# A Mother's Warning To Sikh Girls (Emotional Video Of A True Story)



## kds1980 (Apr 27, 2010)

YouTube - A Mother's Warning To Sikh Girls (Emotional Video of a True Story)


----------



## Gyani Jarnail Singh (Apr 27, 2010)

A 15 year old could be similarly ..."led astray" by an alcoholic..a gang member..a goonda ansur... a good for nothing street freak...a habitual drug taker....made pregnant.."brainwashed" so that she REFUSES to hear any advice..from anyone..much less her parents....  I HAVE many many such stories on my Hard Disk of LIFE...
The "*******" involved can be SIKHS...Amrtidharees even..Hindus..Muslims..Christians..Chinese..just about any one and no one in particular.
One Amrtidharee hubby made life miserable for his young 18 year old bride who committed suicide later....we must be mature enough to ATTACK THE PROBLEM and avoid attaching labels....

2. On SPN/and elsewhere on the Internet including satellite TV stations... there is a very similar Video of a Sikh BABA JI..and the Teenage daughters of his EX-Shardhaloo, ..see it and see how the story unfolds..a strange drama..brain wahsing, enticement, inducements, NO ADVICE REQUIRED or wanted..especillay form OUR MUM..who is Brainwashed and under the thumb of our BAD BAD and CRUEL DADDY..declare these sikh Girls..matter is now in court.... SEVERAL other Babas..one or two HINDU Babas also made headlines...they too induced young girls to run away..and refuse to go back to theri aprents..

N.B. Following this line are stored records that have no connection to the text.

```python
SIGNATURES = {
    "cast_version": (I, []),
    "cast_last_error_string": (C.c_char_p, []),
    "cast_launch_count": (U64, []),
    "cast_crc32c": (C.c_uint, [P, SZ, C.c_uint]),
    "cast_embed_fwd": (I, [P, P, I, I, L, I, F, P, P, F, U64, P, I, P, P, P]),
    "cast_mask_dropout": (I, [P, P, F, U64, P, I, L, I, P, P, P]),
    "cast_concat_dropout_fwd": (I, [P, I, I, L, I, F, I, F, I, U64, P, P, P]),
    "cast_concat_dropout_bwd": (I, [P, I, I, L, I, F, I, F, I, U64, P, P, P]),
    "cast_dropout_keep": (I, [F, U64, P, I, L, P, P]),
    "cast_add": (I, [P, P, P, L, P]),
    "cast_relu_bwd": (I, [P, P, F, P, L, P]),
    "cast_layernorm_fwd": (I, [P, P, P, L, I, F, P, P, P, P, P, P]),
    "cast_layernorm_bwd_workspace_bytes": (SZ, [L, I]),
    "cast_layernorm_bwd": (I, [P, P, P, P, P, L, I, P, P, P, P, P, SZ, P]),
    "cast_gemm_set_backend": (I, [I]),
    "cast_gemm_tensor_status": (I, [P, P]),
    "cast_gemm_workspace_bytes": (SZ, [L, I, L, I]),
    "cast_gemm": (I, [P, L, L, P, L, L, P, L, L, I, L, P, I, F, U64, P, I, P, L, F, P, L, P, I, P, SZ, P]),
    "cast_fused_supported": (I, [I]),
    "cast_ln_qkv_fwd": (I, [P, P, P, P, P, P, P, P, P, L, I, F, P, P, P, P, P, P, P, P, P]),
    "cast_ln_ffn_fwd": (I, [P, P, P, P, P, P, P, P, F, U64, P, I, I, L, I, F, P, P, P, P, P, P]),
    "cast_rowk_supported": (I, [I]),
    "cast_rowk_image_bytes": (SZ, [I]),
    "cast_rowk_presplit": (I, [P, I, I, P, SZ, P]),
    "cast_rowk_ln_qkv_fwd": (I, [P, P, P, P, P, P, P, L, I, F, P, P, P, P, P, P, P, P, P]),
    "cast_rowk_ln_ffn_fwd": (I, [P, P, P, P, P, P, P, F, U64, P, I, I, L, I, F, P, P, P, P, P, P]),
    "cast_rowk_status": (I, [P]),
    "cast_rowk_set_grid": (I, [I]),
    "cast_rowk_set_trace": (I, [P]),
    "cast_block_bwd_workspace_bytes": (SZ, [L, I]),
    "cast_ffn_bwd": (I, [P, P, P, P, P, P, P, P, P, P, F, U64, P, I, L, I, P, P, P, SZ, P]),
    "cast_qkv_bwd": (I, [P, P, P, P, P, P, P, P, P, P, P, P, L, I, P, P, P, SZ, P]),
    "cast_qkv_bwd_embed": (I, [P, P, P, P, P, P, P, P, P, P, P, P, L, I, P, F, U64, P, I, P, P, P, SZ, P]),
    "cast_colsum_workspace_bytes": (SZ, [L, L]),
    "cast_colsum": (I, [P, L, L, L, P, P, SZ, P]),
    "cast_attn_set_chunk": (I, [I]),
    "cast_set_pdl": (I, [I]),
    "cast_attn_set_kg": (I, [I]),
    "cast_fused_set_backend": (I, [I]),
    "cast_block_bwd_parts": (I, [L, I]),
    "cast_reduce_partials_batch": (I, [I, P, P, P, P, P, P]),
    "cast_layernorm_bwd_parts": (I, [L]),
    "cast_logits_loss_parts": (I, [L]),
    "cast_sampler_create": (P, [I, I, P, P, P, P, P, P, I, C.c_uint, P, I]),
    "cast_sampler_next": (I, [P, I, P, P, P, P, P, P, P, P]),
    "cast_sampler_next_raw": (I, [P, I, P, P, P, P, P]),
    "cast_sampler_destroy": (None, [P]),
    "cast_time_features": (I, [P, P, P, I, I, P, I, P, P, P, P]),
    "cast_lnf_loss_parts": (I, [L]),
    "cast_lnf_loss_workspace_bytes": (SZ, [L, I]),
    "cast_lnf_loss": (I, [P, P, P, F, P, I, I, L, P, P, P, P, P, P, P, P, P, SZ, P]),
    "cast_attn_fwd": (I, [P, L, P, L, P, L, P, P, P, I, I, I, I, F, U64, P, I, P, P, P, P, P, P]),
    "cast_attn_bwd": (I, [P, L, P, L, P, L, P, P, P, P, P, P, P, I, I, I, I, F, U64, P, I, P, L, P, L, P, L, P, P, P, SZ,
                      P]),
    "cast_attn_bwd_workspace_bytes": (SZ, [I, I, I]),
    "cast_logits_loss_workspace_bytes": (SZ, [L]),
    "cast_logits_loss": (I, [P, P, I, I, L, P, P, P, P, P, P, P, P, P, SZ, P]),
    "cast_scatter_workspace_bytes": (SZ, [L, I, I]),
    "cast_scatter_partial_bytes": (SZ, [L, I, I]),
    "cast_scatter_rows": (I, [P, I, L, P, P, P, I, I, P, P, SZ, P, SZ, P]),
    "cast_scatter_sort": (I, [P, I, L, I, P, SZ, P]),
    "cast_scatter_apply": (I, [I, L, P, P, P, I, I, P, P, SZ, P, SZ, I, P]),
    "cast_adam_init_state": (I, [P, F, F, P]),
    "cast_adam_tf_step": (I, [P, P, P, P, L, F, F, F, F, P, F, L, L, P, P]),
    "cast_adam_tf_range": (I, [P, P, P, P, L, F, F, F, F, P, F, L, L, P, I, P]),
    "cast_adam_tf_step_peers": (I, [P, P, I, P, P, P, L, L, F, F, F, F, F, L, L, P, P]),
    "cast_score_rank_cand": (I, [P, L, P, I, I, L, P, I, P, P, P, P]),
    "cast_score_rank_full_workspace_bytes": (SZ, [L, I, I]),
    "cast_score_rank_full": (I, [P, L, P, I, I, L, P, P, P, P, I, P, P, P, P, SZ, P]),
    "cast_embed_fwd_sharded": (I, [P, P, I, I, I, L, I, F, P, P, F, U64, P, I, P, P, P]),
    "cast_logits_loss_sharded": (I, [P, P, I, I, I, L, P, P, P, P, P, P, P, P, P, SZ, P]),
    "cast_score_rank_cand_sharded": (I, [P, L, P, I, I, I, L, P, I, P, P, P, P]),
    "cast_scatter_set_chunk": (I, [I]),
    "cast_scatter_sort_sharded": (I, [P, I, L, I, I, I, P, SZ, P]),
    "cast_scatter_sorted_offsets": (I, [L, I, I, P, P]),
    "cast_scatter_apply_range": (I, [I, L, P, P, P, I, P, P, P, C.c_uint, C.c_uint, P, SZ, I, P]),
    "cast_scatter_stage_bytes": (SZ, [L, I, I]),
    "cast_scatter_pull_range": (I, [I, L, P, P, P, I, P, P, P, C.c_uint, C.c_uint, P, SZ, P, SZ, I, P]),
    "cast_peer_alloc": (I, [SZ, P, P]),
    "cast_peer_free": (I, [P]),
    "cast_peer_open": (I, [P, P]),
    "cast_peer_close": (I, [P]),
    "cast_peer_barrier": (I, [P, I, I, P, P]),
    "cast_peer_reduce": (I, [P, I, L, P, P]),
    "cast_score_rank_full_status": (I, [P, L, I, P, P]),
    "cast_topk_full_workspace_bytes": (SZ, [L, I, I, I]),
    "cast_topk_full": (I, [P, L, P, I, I, L, I, P, P, I, P, P, P, P, SZ, P]),
    "cast_topk_full_status": (I, [P, L, I, I, I, P, P]),
}


class CastError(RuntimeError):
    pass


def bind(lib: C.CDLL) -> C.CDLL:
    for name, (res, args) in SIGNATURES.items():
        try:
            fn = getattr(lib, name)
        except AttributeError as e:
            raise CastError(f"{name} is not exported by {getattr(lib, '_name', lib)}") from e
        fn.restype = res
        fn.argtypes = args
    return lib


_LIB = None


def load_library(path: str | None = None) -> C.CDLL:
    global _LIB
    if _LIB is not None and path is None:
        return _LIB
    p = path or LIB_PATH
    if not os.path.isfile(p):
        raise CastError(
            f"CUDA extension not found at {p}. Build it with `python -c 'import __graft_entry__ as g; g.build()'` "
            "(nvcc, sm_100a). This package has no CPU / PyTorch fallback.")
    lib = bind(C.CDLL(p))
    if os.environ.get("CAST_ATTN_CHUNK"):
        check(lib, lib.cast_attn_set_chunk(int(os.environ["CAST_ATTN_CHUNK"])), "cast_attn_set_chunk")
    if os.environ.get("CAST_PDL"):
        check(lib, lib.cast_set_pdl(int(os.environ["CAST_PDL"])), "cast_set_pdl")
    if os.environ.get("CAST_ATTN_KG"):
        check(lib, lib.cast_attn_set_kg(int(os.environ["CAST_ATTN_KG"])), "cast_attn_set_kg")
    if os.environ.get("CAST_FUSED_BACKEND"):
        check(lib, lib.cast_fused_set_backend(int(os.environ["CAST_FUSED_BACKEND"])), "cast_fused_set_backend")
    if path is None:
        _LIB = lib
    return lib


def check(lib: C.CDLL, rc: int, what: str = ""):
    if rc != 0:
        msg = lib.cast_last_error_string()
        raise CastError(f"{what} failed with code {rc}: {msg.decode() if msg else ''}")
```

### context-aware-sequential-recommendation_b200/csrc/row_umma.cu

```cuda
#include "cast_rt.cuh"
#include "mma_tf32.cuh"
#include "umma.cuh"

namespace cast {

constexpr int RU_ROWS = 128;
constexpr int RU_ROW_THREADS = 512;
constexpr int RU_THREADS = RU_ROW_THREADS + 32;
constexpr int RU_PA = RU_ROWS * 16 + 16;
constexpr int RU_NIMG = 9;
constexpr size_t RU_SMEM_MAX = 232448;

struct RuShape {
  int H, KS, SL, NP;
  int img1, img2;
  int dense;
};

__host__ __device__ inline RuShape ru_shape(int H) {
  RuShape s;
  s.H = H;
  s.KS = (H + 7) / 8;
  s.SL = 2 * s.KS;
  s.NP = (H + 15) / 16 * 16;
  s.img1 = 2 * s.SL * (s.NP * 16 + 16);
  s.img2 = 2 * s.SL * (2 * s.NP * 16 + 16);
  s.dense = (RU_ROWS * H * 4 + 15) & ~15;
  return s;
}

__host__ __device__ inline size_t ru_img_offset(const RuShape& s, int which) {
  size_t off = 0;
  for (int i = 0; i < which; ++i) off += (i == 1) ? s.img2 : s.img1;
  return off;
}
__host__ __device__ inline size_t ru_img_block_bytes(const RuShape& s) { return ru_img_offset(s, RU_NIMG); }

struct RuPresplitArgs {
  const float* w[16][5];
};

__global__ void __launch_bounds__(256) ru_presplit_kernel(RuPresplitArgs a, int H, unsigned char* __restrict__ images) {
  const RuShape s = ru_shape(H);
  const int blk = blockIdx.z, which = blockIdx.y;
  unsigned char* img = images + (size_t)blk * ru_img_block_bytes(s) + ru_img_offset(s, which);
  const int rows = (which == 1) ? 2 * s.NP : s.NP;
  const int pitch = rows * 16 + 16;
  const int half = s.SL * pitch;
  const int KP = 4 * s.SL;
  const bool transposed = which < 4;
  const int idx = blockIdx.x * (int)blockDim.x + threadIdx.x;
  if (idx >= rows * KP) return;
  int n, k;
  if (transposed) { k = idx / rows; n = idx - k * rows; } else { n = idx / KP; k = idx - n * KP; }
  const float* W;
  int nn = n;
  switch (which) {
    case 0: case 4: W = a.w[blk][0]; break;
    case 1: W = a.w[blk][n < s.NP ? 1 : 2]; nn = n < s.NP ? n : n - s.NP; break;
    case 2: case 7: W = a.w[blk][3]; break;
    case 3: case 8: W = a.w[blk][4]; break;
    case 5: W = a.w[blk][1]; break;
    default: W = a.w[blk][2]; break;
  }
  float v = 0.f;
  if (nn < H && k < H) v = transposed ? W[k * H + nn] : W[nn * H + k];
  unsigned hi, lo;
  tf32_split(v, hi, lo);
  const int off = (k >> 2) * pitch + n * 16 + (k & 3) * 4;
  *reinterpret_cast<unsigned*>(img + off) = hi;
  *reinterpret_cast<unsigned*>(img + half + off) = lo;
}


#ifndef CAST_EMU
__device__ __forceinline__ void ru_cp_async16(float* dst, const float* src, int bytes) {
  const unsigned d = (unsigned)__cvta_generic_to_shared(dst);
  asm volatile("cp.async.cg.shared.global [%0], [%1], 16, %2;" ::"r"(d), "l"(src), "r"(bytes) : "memory");
}
#else
inline void ru_cp_async16(float* dst, const float* src, int bytes) {
  for (int i = 0; i < 4; ++i) dst[i] = (4 * i < bytes) ? src[i] : 0.f;
}
#endif

__device__ __forceinline__ void ru_row_sync() { umma::named_sync(1, RU_ROW_THREADS); }

__device__ __forceinline__ void ru_tile_load_async(float* __restrict__ tile, const float* __restrict__ src, long nvalid,
                                                   int ntotal) {
  const int t = threadIdx.x;
  if ((reinterpret_cast<uintptr_t>(src) & 15) == 0) {
    for (int i = 4 * t; i < ntotal; i += 4 * RU_ROW_THREADS) {
      long left = (nvalid - i) * 4;
      const int bytes = left >= 16 ? 16 : (left > 0 ? (int)left : 0);
      ru_cp_async16(tile + i, bytes > 0 ? src + i : src, bytes);
    }
  } else {
    for (int i = t; i < ntotal; i += RU_ROW_THREADS) tile[i] = i < nvalid ? src[i] : 0.f;
  }
  cp_async_commit();
}

__device__ __forceinline__ void ru_tile_store(float* __restrict__ dst, const float* __restrict__ tile, long nvalid) {
  const int t = threadIdx.x;
  if ((reinterpret_cast<uintptr_t>(dst) & 15) == 0) {
    const int n4 = (int)(nvalid >> 2);
    for (int i = t; i < n4; i += RU_ROW_THREADS)
      reinterpret_cast<float4*>(dst)[i] = reinterpret_cast<const float4*>(tile)[i];
    for (int i = 4 * n4 + t; i < nvalid; i += RU_ROW_THREADS) dst[i] = tile[i];
  } else {
    for (int i = t; i < nvalid; i += RU_ROW_THREADS) dst[i] = tile[i];
  }
}
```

3. I have been personally approached by Sikh Parents...Gyani ji..please do a sehaj Paath/ardass for our teenaged daughter...who has been misled by a Tamil Hindu Boy..she just refuses to return...we will be shamed in society...MY REPLY usually is..WERE YOU SLEEPING and just woke up ?? Did the Tamil Hindu boy just enter your home one fine day and take away your daughter ?? IF so lodge a Kidnapping report. What can GURU JI do NOW..since you NEGLECTED your PARENTAL DUTIES. ALL FIRES always begin with a Single MATCH...BUT if left unattended...warning signs IGNORED...( Late night chats on the internet..sudden Log offs/screen blackouts..when you appear..furtive looks..all are SIGNS that the FIRE is spreading...)..when the FIRES RAGING at FULL STRENGTH...the House will BURN DOWN !! You may Call the FIRE DEPT..and THEY will RUSH to help you...BUT the DAMAGE DONE is unavoidable.* TO ESCAPE DAMAGE...the only sure way is to BLOW OUT THE MATCH.*

My way..of blowing out the Match...keep an eye on your kids...24/7..talk to them..engage them in discussions, teach them gurbani, Punjabi, Sikhi values...take them to Gurdwara..enroll them in Khalsa Schools...have a family Time regularly...fidn out who their friedns are..who they chat with and what its about..open Facebook accounts..Orkut..Google around...be a FRIEND as well as a PARENT....either BLOW OUT THE MATCH.( IF you feel its a Danger )....or NURTURE THE FLAME and keep it under observation ( IF you feel its going to develop into a Warm good healthy relationship).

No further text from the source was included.